The killer app may not have materialized yet, but it may now finally be time to declare: Apocalypse never.

So much has happened in the last year to take the wind out of the Cassandras' sails. Negative events failed to gain traction in the public imagination. Simultaneously, a general understanding of the Internet's function and its limitations has taken hold. This has led to a steady growth in consumer confidence.

One CEO of an Internet bill payment service said his company used to call it the "ValuJet problem" - the specter of a colossal crash that would scare away droves of customers. The CEO, Edward G. McLaughlin of Paytrust Inc., said last week that he no longer worries about such an event.

"We're in too deep now," he said. "People couldn't do their jobs without e-mail," and this reality prompts them to trust the network in fundamental ways.

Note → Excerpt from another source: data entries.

#define CW_TE_SHIFT    19u
#define CW_BUS_EXPOSED (1u << 18)
#define CW_FLAGS       0xFFu
#define CW_VAX_SHIFT   11u
#define CW_VAX_MASK    (0x7Fu << CW_VAX_SHIFT)
#define CW_KEEP        (CW_FLAGS | CW_VAX_MASK)
#define CW_VAX_NONE    0xFFFFFFFFu
#define CW_PLAN_SKIP   (1u << 10)
#define CW_VAX_REL(w)  ((((w) >> CW_VAX_SHIFT) & 0x7Fu) ? 127u - (((w) >> CW_VAX_SHIFT) & 0x7Fu) : CW_VAX_NONE)
#define CW_VAX_FIELD(j) ((127u - (j)) << CW_VAX_SHIFT)
#define CW_TE(w)       ((w) >> CW_TE_SHIFT)
#define CW_MAKE(te, rest) (((te) << CW_TE_SHIFT) | (rest))
#define TE_SUSCEPTIBLE 0x1FFFu
#define TE_VACCINATED  0x1FFEu
#define TE_RECOVERED   0x1FFDu
#define TE_BIAS        512u
#define TE_SLOTS       8192u
#define ESIM_MAX_STEP  7600u

#define FL_USES_PT        0x01u
#define FL_MASK_COMPLIANT 0x02u
#define FL_SAME_AREA      0x04u
#define FL_WORK_SCHOOL    0x08u
#define FL_HAS_WORK       0x10u
#define FL_BIG_ROUTE      0x20u

#define VACC_BATCH 4096u
#define VACC_WINDOW 32768u
#define VACC_TABLE 16384u
#define VACC_MAX_RATE 8192u
#define NO_ROUTE 0xFFFFFFFFu

#define MARK_SLOTS 4

struct Ctrl {
    uint32_t t;
    uint32_t lockdown;
    uint32_t mask;
    uint32_t vacc_active;
    uint32_t have_elig;
    uint32_t trigger_step;
    uint32_t elig_count;
    uint32_t finished;
    uint32_t stop_when_done;
    uint32_t at_work;
    uint32_t bus_dir;
    uint32_t steps_done;
    uint32_t error;
    uint32_t n_susceptible, n_vaccinated, n_recovered_sentinel;
    uint32_t log_len;
    uint32_t n_touched_bld[MARK_SLOTS], n_touched_room[MARK_SLOTS], n_touched_route[MARK_SLOTS], n_touched_route_big[MARK_SLOTS];
    uint32_t counts[5];
    uint32_t n_riders;
    uint32_t future_t0;
    uint32_t small_done;
    uint32_t chunk_ok;
    uint32_t chunk_t0;
    uint32_t chunk_i0, chunk_i1;
    uint32_t items_per_wave;
    uint32_t chunk_parallel;
    uint32_t chunk_pairs;
    uint32_t n_items;
    uint32_t n_newexp;
    uint32_t n_units, unit_next;
    uint32_t n_route_pairs_big;
    uint32_t chunk_done;
    uint32_t prev_t0, prev_n_items, prev_per_wave;
    uint32_t vax_chunk;
    uint32_t chunk_cut;
    uint32_t prev_cut;
    uint32_t prev_n, prev_n_eff, prev_vax;
    uint32_t vax_cuts;
    uint32_t vax_planned, prev_planned;
    uint32_t xs_need;
    uint32_t xs_need_all;
    uint32_t vax_fail;
    uint32_t err_where;
    uint32_t peer_error;
    uint32_t quiet;
    uint32_t chunk_bus;
    uint32_t replan_from;
    uint32_t repair_ran;
    uint32_t vax_repairs;
};

#define ERR_FIELD(code) ((code) ? 1u << (5u * (((code) < 1u || (code) > 6u ? 6u : (code)) - 1u)) : 0u)
#define ERR_MAX_WORLD 31u
#define XE_WORDS (2u + ERR_MAX_WORLD)
static inline __host__ __device__ uint32_t err_decode(uint32_t word)
{
    for (uint32_t c = 1u; c <= 6u; ++c) if ((word >> (5u * (c - 1u))) & 31u) return c;
    return word ? 6u : 0u;
}

struct UnitRec { uint32_t slot, link, lo, n_mem, code, own, m_first, pad; };

struct BldRec { uint32_t res_lo, res_hi, wrk_lo, wrk_hi, type, ovf_lo, ovf_hi, pad; };
#define SD_REPL 8u

struct ItemRec { uint32_t id, a_lo, a_hi, b_lo, b_hi, aux, link, own; };
#define CHUNK_WAVES_MAX 4096u
#define SLOT_COUNTERS_ONLY 0x40000000u
#ifndef ITEM_RECS
#define ITEM_RECS 7u
#define SLOT_IV_STRIDE 8u
#endif
#define LANE_STATE 24u
#define LANE_HSLOT 25u

struct Decision {
    uint32_t lockdown;
    uint32_t mask;
    uint32_t at_work, bus_dir;
};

This trust is formidable in light of the events that could have shaken it. Back in January a hacker said he had stolen 300,000 customer credit card numbers from the CD Universe Web site and posted thousands of the numbers on another site after the music seller refused to pay him $100,000 in ransom. The thief's exploits made front-page news, and the headlines seemed calculated to stir up fear. But nobody lost their cool - and no consumers lost money.

Nor has pandemonium resulted from the countless crashes that have taken place at trading Web sites, like those run by Charles Schwab and E-Trade Group Inc. These have grown so numerous they scarcely earn column space in newspapers anymore, and while customers used to howl in outrage, they now merely chafe in impatience at being unable to access their accounts or to place trades for a few hours at a time. Neither Schwab's nor E-Trade's stock price has suffered as a result of the crashes, and there has been no consumer exodus.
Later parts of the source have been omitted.